The IEEE actually does a lot of work for standards in many different technologies, not just networking. The IEEE works to define most modern LAN standards. The IETF, on the other hand, focuses on any protocol or standard that helps make the entire combined set of networking devices work together. You can think of the IEEE as focusing on particular technology areas, with the IETF looking at a broader set of requirements and using many standards defined by other standards organizations, such as the IEEE.

Standards for Physical Networking Far Away

The term wide-area network (WAN) defines a type of network, or part of a network, in which the devices are relatively far apart. The distance is relative, but for the sake of discussion, consider a WAN to be a network, or part of a network, for which the cabling must pass outside the property of one company. The distance might only be a few miles, or it might be thousands of miles!

For instance, imagine that Fred's company wants to have a connection between one office in Snellville, Georgia and the home office in Mason, Ohio (about 500 miles away). The problem is that Fred cannot just run a cable between the two offices. So, Fred finds a telephone company that gives him a leased line . That leased line helps Fred create a WAN, connecting the two sites, as seen in Figure 3-8.

The cloud in Figure 3-8 represents the telephone company network. That means that there is a lot more to the telephone company's network, but the details aren't important right now. As far as Fred is concerned, the leased line gives him the physical ability to send packets from his office, to the home office, and vice versa. The leased line, and the related equipment, is one way you can implement a WAN.

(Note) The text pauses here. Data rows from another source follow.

int az_create(const az_config* cfg_in, az_engine** out) {
  if (!cfg_in || !out) return fail(-1, "null argument");
  az_config cfg = *cfg_in;
  if (check_game(cfg.game_id, cfg.rows, cfg.cols)) return -1;
  if (cfg.game_id == AZ_GAME_CONNECT_FOUR) {
    cfg.rows = 6;
    cfg.cols = 7;
  }
  if (cfg.n_trees <= 0) return fail(-1, "n_trees must be positive");
  if (cfg.n_playouts <= 0) return fail(-1, "n_playouts must be positive");
  if (cfg.temperature <= 0.0) cfg.temperature = 1.0;
  if (cfg.dirichlet_alpha <= 0.0) cfg.dirichlet_alpha = 0.3;
  if (cfg.noise_weight == 0.0) cfg.noise_weight = 0.25;
  if (cfg.num_probabilistic_actions <= 0) cfg.num_probabilistic_actions = 1000;
  if (cfg.noise_mode < 0 || cfg.noise_mode > 3) return fail(-1, "bad noise_mode");
  if (cfg.eval_mode < 0 || cfg.eval_mode > 3) return fail(-1, "bad eval_mode");
  const int maxc = cfg.game_id == AZ_GAME_CONNECT_FOUR ? C4::MAXC : BT::MAXC;
  const int maxd = cfg.game_id == AZ_GAME_CONNECT_FOUR ? C4::MAXD : BT::MAXD;
  const int group = cfg.game_id == AZ_GAME_CONNECT_FOUR ? C4::G : BT::G;
  if (cfg.node_capacity <= 0) {
    const int branch = cfg.game_id == AZ_GAME_CONNECT_FOUR ? 7 : 3 * cfg.cols + 8;
    long long c = (long long)(cfg.n_playouts + 2) * branch * 8 + 64;
    if (c > (1 << 24) - 1) c = (1 << 24) - 1;
    cfg.node_capacity = (int)c;
  }
  if (cfg.node_capacity >= (1 << 24)) return fail(-1, "node_capacity must be < 2^24");
  if (cfg.leaves_per_tree <= 0 || !(cfg.flags & AZ_F_VIRTUAL_LOSS)) cfg.leaves_per_tree = 1;
  if (cfg.leaves_per_tree > 64) return fail(-1, "leaves_per_tree must be <= 64");
  if ((cfg.flags & AZ_F_VIRTUAL_LOSS) && (cfg.flags & (AZ_F_MANUAL | AZ_F_UCT)))
    return fail(-1, "AZ_F_VIRTUAL_LOSS is a batched self-play mode (no AZ_F_MANUAL / AZ_F_UCT)");
  if ((cfg.flags & AZ_F_RESIGN) && (cfg.flags & AZ_F_MANUAL))
    return fail(-1, "AZ_F_RESIGN is a batched self-play mode: with AZ_F_MANUAL the host decides the moves");
  if ((cfg.flags & AZ_F_PLAYOUT_CAP) && (cfg.flags & AZ_F_MANUAL))
    return fail(-1, "AZ_F_PLAYOUT_CAP is a batched self-play mode: with AZ_F_MANUAL the host starts the searches");
  if (cfg.record_capacity <= 0) cfg.record_capacity = cfg.n_trees * 64 < (1 << 20) ? (1 << 20) : cfg.n_trees * 64;
  if (!(cfg.flags & AZ_F_RECORDS)) cfg.record_capacity = 1;
  if (cfg.flags & AZ_F_EVAL_CACHE) {
    if (cfg.eval_mode != AZ_EVAL_EXTERNAL || (cfg.flags & (AZ_F_PRIORS_F64 | AZ_F_MANUAL | AZ_F_VIRTUAL_LOSS)) ||
        cfg.noise_mode == AZ_NOISE_HOST)
      return fail(-1, "AZ_F_EVAL_CACHE needs AZ_EVAL_EXTERNAL float outputs, no AZ_F_MANUAL / AZ_F_VIRTUAL_LOSS / "
                      "AZ_NOISE_HOST");
    int lg = (int)AZ_EVAL_CACHE_LOG2(cfg.flags);
    if (lg == 0) {
      lg = AZ_EVAL_CACHE_EXTRA_LOG2;
      while ((1LL << lg) < (long long)cfg.n_trees * cfg.n_playouts << AZ_EVAL_CACHE_EXTRA_LOG2) ++lg;
      lg = lg < 16 ? 16 : (lg > 27 ? 27 : lg);
    }
    if (lg > 30) return fail(-1, "evaluator cache size 2^%d: at most 2^30 entries", lg);
    cfg.flags = (cfg.flags & ~(31u << AZ_EVAL_CACHE_LOG2_SHIFT)) | ((uint32_t)lg << AZ_EVAL_CACHE_LOG2_SHIFT);
  } else {
    cfg.flags &= ~(31u << AZ_EVAL_CACHE_LOG2_SHIFT);
  }

  CK(cudaSetDevice(cfg.device));
  cudaDeviceProp prop;
  CK(cudaGetDeviceProperties(&prop, cfg.device));
  if (prop.major < 10) return fail(-3, "az_b200 needs an sm_100a GPU (found sm_%d%d)", prop.major, prop.minor);

  az_engine* e = new (std::nothrow) az_engine();
  if (!e) return fail(-4, "out of host memory");
  memset(e, 0, sizeof(*e));
  e->cfg = cfg;
  e->max_children = maxc;
  e->maxd = maxd;
  e->group = group;
  Params& p = e->p;
  p.n_trees = cfg.n_trees;
  p.cap = cfg.node_capacity;
  p.n_playouts = cfg.n_playouts;
  p.num_prob = cfg.num_probabilistic_actions;
  p.noise_mode = cfg.noise_mode;
  p.eval_mode = cfg.eval_mode;
  p.eval_shift = cfg.eval_shift;
  p.max_sims = cfg.max_sims_per_step;
  p.cycle_budget = cfg.step_cycle_budget > 0 ? cfg.step_cycle_budget : 0;
  p.start_mod = cfg.start_plies_mod;
  p.flags = cfg.flags;
  p.seed = cfg.seed;
  p.c_puct = cfg.c_puct;
  p.keep = 1.0 - cfg.dirichlet_ratio;
  p.noise_w = cfg.noise_weight;
  p.alpha = cfg.dirichlet_alpha;
  p.temperature = cfg.temperature;
  p.geo = make_geo(cfg.game_id, cfg.rows, cfg.cols);
  p.rec_stride = (int)((sizeof(az_record) + 6 * (size_t)maxc + 7) / 8 * 8);
  p.max_games = cfg.max_games;
  p.rec_cap = cfg.record_capacity;
  p.vl_k = cfg.leaves_per_tree;

  const size_t nodes = (size_t)cfg.n_trees * 2 * (size_t)cfg.node_capacity;
  size_t bytes = 0;
  auto alloc = [&](void** ptr, size_t n) -> cudaError_t {
    bytes += n;
    return cudaMalloc(ptr, n);
  };
  cudaError_t err = cudaSuccess;
  if ((err = alloc((void**)&p.hdr, sizeof(TreeHdr) * (size_t)cfg.n_trees)) != cudaSuccess ||
      (err = alloc((void**)&p.nodes, sizeof(Node) * nodes)) != cudaSuccess ||
      (err = alloc((void**)&p.path, sizeof(int32_t) * (size_t)cfg.n_trees * maxd * (size_t)cfg.leaves_per_tree)) != cudaSuccess ||
      (err = alloc((void**)&p.vl_pend, sizeof(VlPend) * (size_t)cfg.n_trees * (size_t)cfg.leaves_per_tree)) != cudaSuccess ||
      (err = alloc((void**)&p.rec, (size_t)p.rec_stride * (size_t)p.rec_cap)) != cudaSuccess ||
      (err = alloc((void**)&p.rec_count, sizeof(unsigned long long))) != cudaSuccess ||
      (err = alloc((void**)&p.ctr, sizeof(unsigned long long) * AZ_CTR_COUNT)) != cudaSuccess ||
      (err = alloc((void**)&p.games_started, sizeof(int))) != cudaSuccess ||
      (err = alloc((void**)&p.compact_list, sizeof(int) * (size_t)cfg.n_trees)) != cudaSuccess ||
      (err = alloc((void**)&p.compact_count, sizeof(int) * 2)) != cudaSuccess ||
      (err = alloc((void**)&e->d_cmd, sizeof(int32_t) * ((size_t)cfg.n_trees * 3))) != cudaSuccess ||
      (err = alloc((void**)&e->d_bad, sizeof(int32_t))) != cudaSuccess) {
    fail(-2, "cudaMalloc failed (%zu bytes requested so far): %s", bytes, cudaGetErrorString(err));
    az_destroy(e);
    return -2;
  }
  if (cfg.flags & AZ_F_EVAL_CACHE) {
    const size_t n = (size_t)1 << AZ_EVAL_CACHE_LOG2(cfg.flags);
    const size_t cbytes = n * (cfg.game_id == AZ_GAME_CONNECT_FOUR ? cache_stride<C4>() : cache_stride<BT>());
    if ((err = alloc((void**)&p.cache, cbytes)) != cudaSuccess ||
        (err = alloc((void**)&p.cache_epoch, 2 * sizeof(uint32_t))) != cudaSuccess) {
      fail(-2, "cudaMalloc failed (evaluator cache, %zu bytes): %s", cbytes, cudaGetErrorString(err));
      az_destroy(e);
      return -2;
    }
    p.cache_mask = n - 1;
    const uint32_t epoch0[2] = {1u, 1u};
    CK(cudaMemset(p.cache, 0, cbytes));
    CK(cudaMemcpy(p.cache_epoch, epoch0, sizeof(epoch0), cudaMemcpyHostToDevice));
  }
  if (cfg.flags & AZ_F_RESIGN) {
    if ((err = alloc((void**)&p.resign_cfg, sizeof(ResignCfg))) != cudaSuccess ||
        (err = alloc((void**)&p.resign_tree, sizeof(ResignTree) * (size_t)cfg.n_trees)) != cudaSuccess) {
      fail(-2, "cudaMalloc failed (resignation state): %s", cudaGetErrorString(err));
      az_destroy(e);
      return -2;
    }
    const ResignCfg rc0 = {-1.0, 0, 0};
    CK(cudaMemcpy(p.resign_cfg, &rc0, sizeof(rc0), cudaMemcpyHostToDevice));
  }
  if (cfg.flags & AZ_F_PLAYOUT_CAP) {
    if ((err = alloc((void**)&p.pcap_cfg, sizeof(PlayoutCapCfg))) != cudaSuccess) {
      fail(-2, "cudaMalloc failed (playout cap): %s", cudaGetErrorString(err));
      az_destroy(e);
      return -2;
    }
    const PlayoutCapCfg pc0 = {cfg.n_playouts, 1000};
    CK(cudaMemcpy(p.pcap_cfg, &pc0, sizeof(pc0), cudaMemcpyHostToDevice));
  }
  if (cfg.flags & AZ_F_UCT) {
    double* tab = nullptr;
    if ((err = alloc((void**)&tab, sizeof(double) * LOGTAB_N)) != cudaSuccess) {
      fail(-2, "cudaMalloc failed (log table): %s", cudaGetErrorString(err));
      az_destroy(e);
      return -2;
    }
    p.logtab = tab;
    std::vector<double> host(LOGTAB_N);
    for (int n = 0; n < LOGTAB_N; ++n) host[n] = log((double)n);
    CK(cudaMemcpy(tab, host.data(), sizeof(double) * LOGTAB_N, cudaMemcpyHostToDevice));
  }
  e->bytes = (int64_t)bytes;
  CK(cudaMemset(p.rec_count, 0, sizeof(unsigned long long)));
  CK(cudaMemset(p.ctr, 0, sizeof(unsigned long long) * AZ_CTR_COUNT));
  CK(cudaMemset(e->d_bad, 0, sizeof(int32_t)));
  CK(cudaMemset(p.compact_count, 0, sizeof(int) * 2));
  CK(cudaMemset(p.vl_pend, 0, sizeof(VlPend) * (size_t)cfg.n_trees * (size_t)cfg.leaves_per_tree));
  *out = e;
  int rc = az_reset(e, nullptr);
  if (rc) return rc;
  CK(cudaDeviceSynchronize());
  return 0;
}

int az_destroy(az_engine* e) {
  if (!e) return 0;
  Params& p = e->p;
  cudaFree(p.hdr);
  cudaFree(p.nodes);
  cudaFree(p.path);
  cudaFree(p.vl_pend);
  cudaFree(p.rec);
  cudaFree(p.rec_count);
  cudaFree(p.ctr);
  cudaFree(p.games_started);
  cudaFree(p.compact_list);
  cudaFree(p.compact_count);
  if (p.dbg) cudaFree(p.dbg);
  if (p.logtab) cudaFree(const_cast<double*>(p.logtab));
  if (p.cache) cudaFree(p.cache);
  if (p.cache_epoch) cudaFree(p.cache_epoch);
  if (p.resign_cfg) cudaFree(p.resign_cfg);
  if (p.resign_tree) cudaFree(p.resign_tree);
  if (p.pcap_cfg) cudaFree(p.pcap_cfg);
  cudaFree(e->d_cmd);
  cudaFree(e->d_bad);
  delete e;
  return 0;
}

int az_config_get(const az_engine* e, az_config* out) {
  if (!e || !out) return fail(-1, "null argument");
  *out = e->cfg;
  return 0;
}
int az_max_children(const az_engine* e) { return e ? e->max_children : -1; }
int az_num_actions(const az_engine* e) { return e ? e->p.geo.n_actions : -1; }
int az_record_stride(const az_engine* e) { return e ? e->p.rec_stride : -1; }
int64_t az_device_bytes(const az_engine* e) { return e ? e->bytes : -1; }

int az_reset(az_engine* e, void* stream) {
  if (!e) return fail(-1, "null engine");
  cudaStream_t st = (cudaStream_t)stream;
  const Params p = e->p;
  CK(cudaMemcpyAsync(p.games_started, &e->cfg.n_trees, sizeof(int), cudaMemcpyHostToDevice, st));
  CK(cudaMemsetAsync(p.compact_count, 0, sizeof(int) * 2, st));
  if (p.resign_tree) CK(cudaMemsetAsync(p.resign_tree, 0xff, sizeof(ResignTree) * (size_t)p.n_trees, st));
  dispatch_game(e->cfg.game_id, [&](auto gm) {
    using GM = decltype(gm);
    k_reset<GM><<<groups_grid(p.n_trees, GM::G, BLOCK), BLOCK, 0, st>>>(p);
    return 0;
  });
  CK(cudaGetLastError());
  return 0;
}

static int check_bad(az_engine* e, cudaStream_t st, const char* what) {
  int32_t bad = 0;
  CK(cudaMemcpyAsync(&bad, e->d_bad, sizeof(bad), cudaMemcpyDeviceToHost, st));
  CK(cudaStreamSynchronize(st));
  if (bad) {
    cudaMemsetAsync(e->d_bad, 0, sizeof(int32_t), st);
    return fail(-5, "%s: %d tree(s) got an illegal action", what, bad);
  }
  return 0;
}

int az_set_positions(az_engine* e, const int32_t* hist_host, const int32_t* len_host, int32_t max_len, void* stream) {
  if (!e || !len_host) return fail(-1, "null argument");
  cudaStream_t st = (cudaStream_t)stream;
  const Params p = e->p;
  const size_t hn = (size_t)p.n_trees * (size_t)(max_len > 0 ? max_len : 1);
  int32_t* d_tmp = nullptr;
  CK(cudaMalloc((void**)&d_tmp, sizeof(int32_t) * (hn + (size_t)p.n_trees)));
  int32_t *d_len = d_tmp, *d_hist = d_tmp + p.n_trees;
  struct Free {
    int32_t* ptr;
    ~Free() { cudaFree(ptr); }
  } guard{d_tmp};
  if (max_len > 0 && hist_host) CK(cudaMemcpyAsync(d_hist, hist_host, sizeof(int32_t) * hn, cudaMemcpyHostToDevice, st));
  CK(cudaMemcpyAsync(d_len, len_host, sizeof(int32_t) * (size_t)p.n_trees, cudaMemcpyHostToDevice, st));
  dispatch_game(e->cfg.game_id, [&](auto gm) {
    using GM = decltype(gm);
    k_set_positions<GM><<<(p.n_trees + 127) / 128, 128, 0, st>>>(p, d_hist, d_len, max_len > 0 ? max_len : 1, e->d_bad);
    return 0;
  });
  CK(cudaGetLastError());
  return check_bad(e, st, "az_set_positions");
}

int az_command(az_engine* e, const int32_t* update_root_host, const int32_t* reset_tree_host, const int32_t* begin_host,
               void* stream) {
  if (!e) return fail(-1, "null engine");
  cudaStream_t st = (cudaStream_t)stream;
  const Params p = e->p;
  const size_t n = (size_t)p.n_trees;
  int32_t* d_upd = update_root_host ? e->d_cmd : nullptr;
  int32_t* d_rst = reset_tree_host ? e->d_cmd + n : nullptr;
  int32_t* d_beg = begin_host ? e->d_cmd + 2 * n : nullptr;
  if (d_upd) CK(cudaMemcpyAsync(d_upd, update_root_host, sizeof(int32_t) * n, cudaMemcpyHostToDevice, st));
  if (d_rst) CK(cudaMemcpyAsync(d_rst, reset_tree_host, sizeof(int32_t) * n, cudaMemcpyHostToDevice, st));
  if (d_beg) CK(cudaMemcpyAsync(d_beg, begin_host, sizeof(int32_t) * n, cudaMemcpyHostToDevice, st));
  dispatch_game(e->cfg.game_id, [&](auto gm) {
    using GM = decltype(gm);
    k_command<GM><<<groups_grid(p.n_trees, GM::G, BLOCK), BLOCK, 0, st>>>(p, d_upd, d_rst, d_beg, e->d_bad);
    return 0;
  });
  if (d_upd) k_compact<<<compact_grid(p.n_trees), 256, 0, st>>>(p);
  CK(cudaGetLastError());
  return check_bad(e, st, "az_command(update_root)");
}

Just like for LANs, the TCP/IP network model does not define all the details of WAN cabling and logic. The International Telecommunications Union ( ITU ) defines standards for WANs, so TCP/IP standards simply say "Use ITU WAN standards if you want to use a WAN." The ITU focuses on standards that impact how the telecommunications companiesthe phone companiesof the world operate , and like the IEEE, the ITU focuses on a rather large number of specific technologies. The IETF, which defines the protocols included in TCP/IP, makes good use of the standards created by the ITU.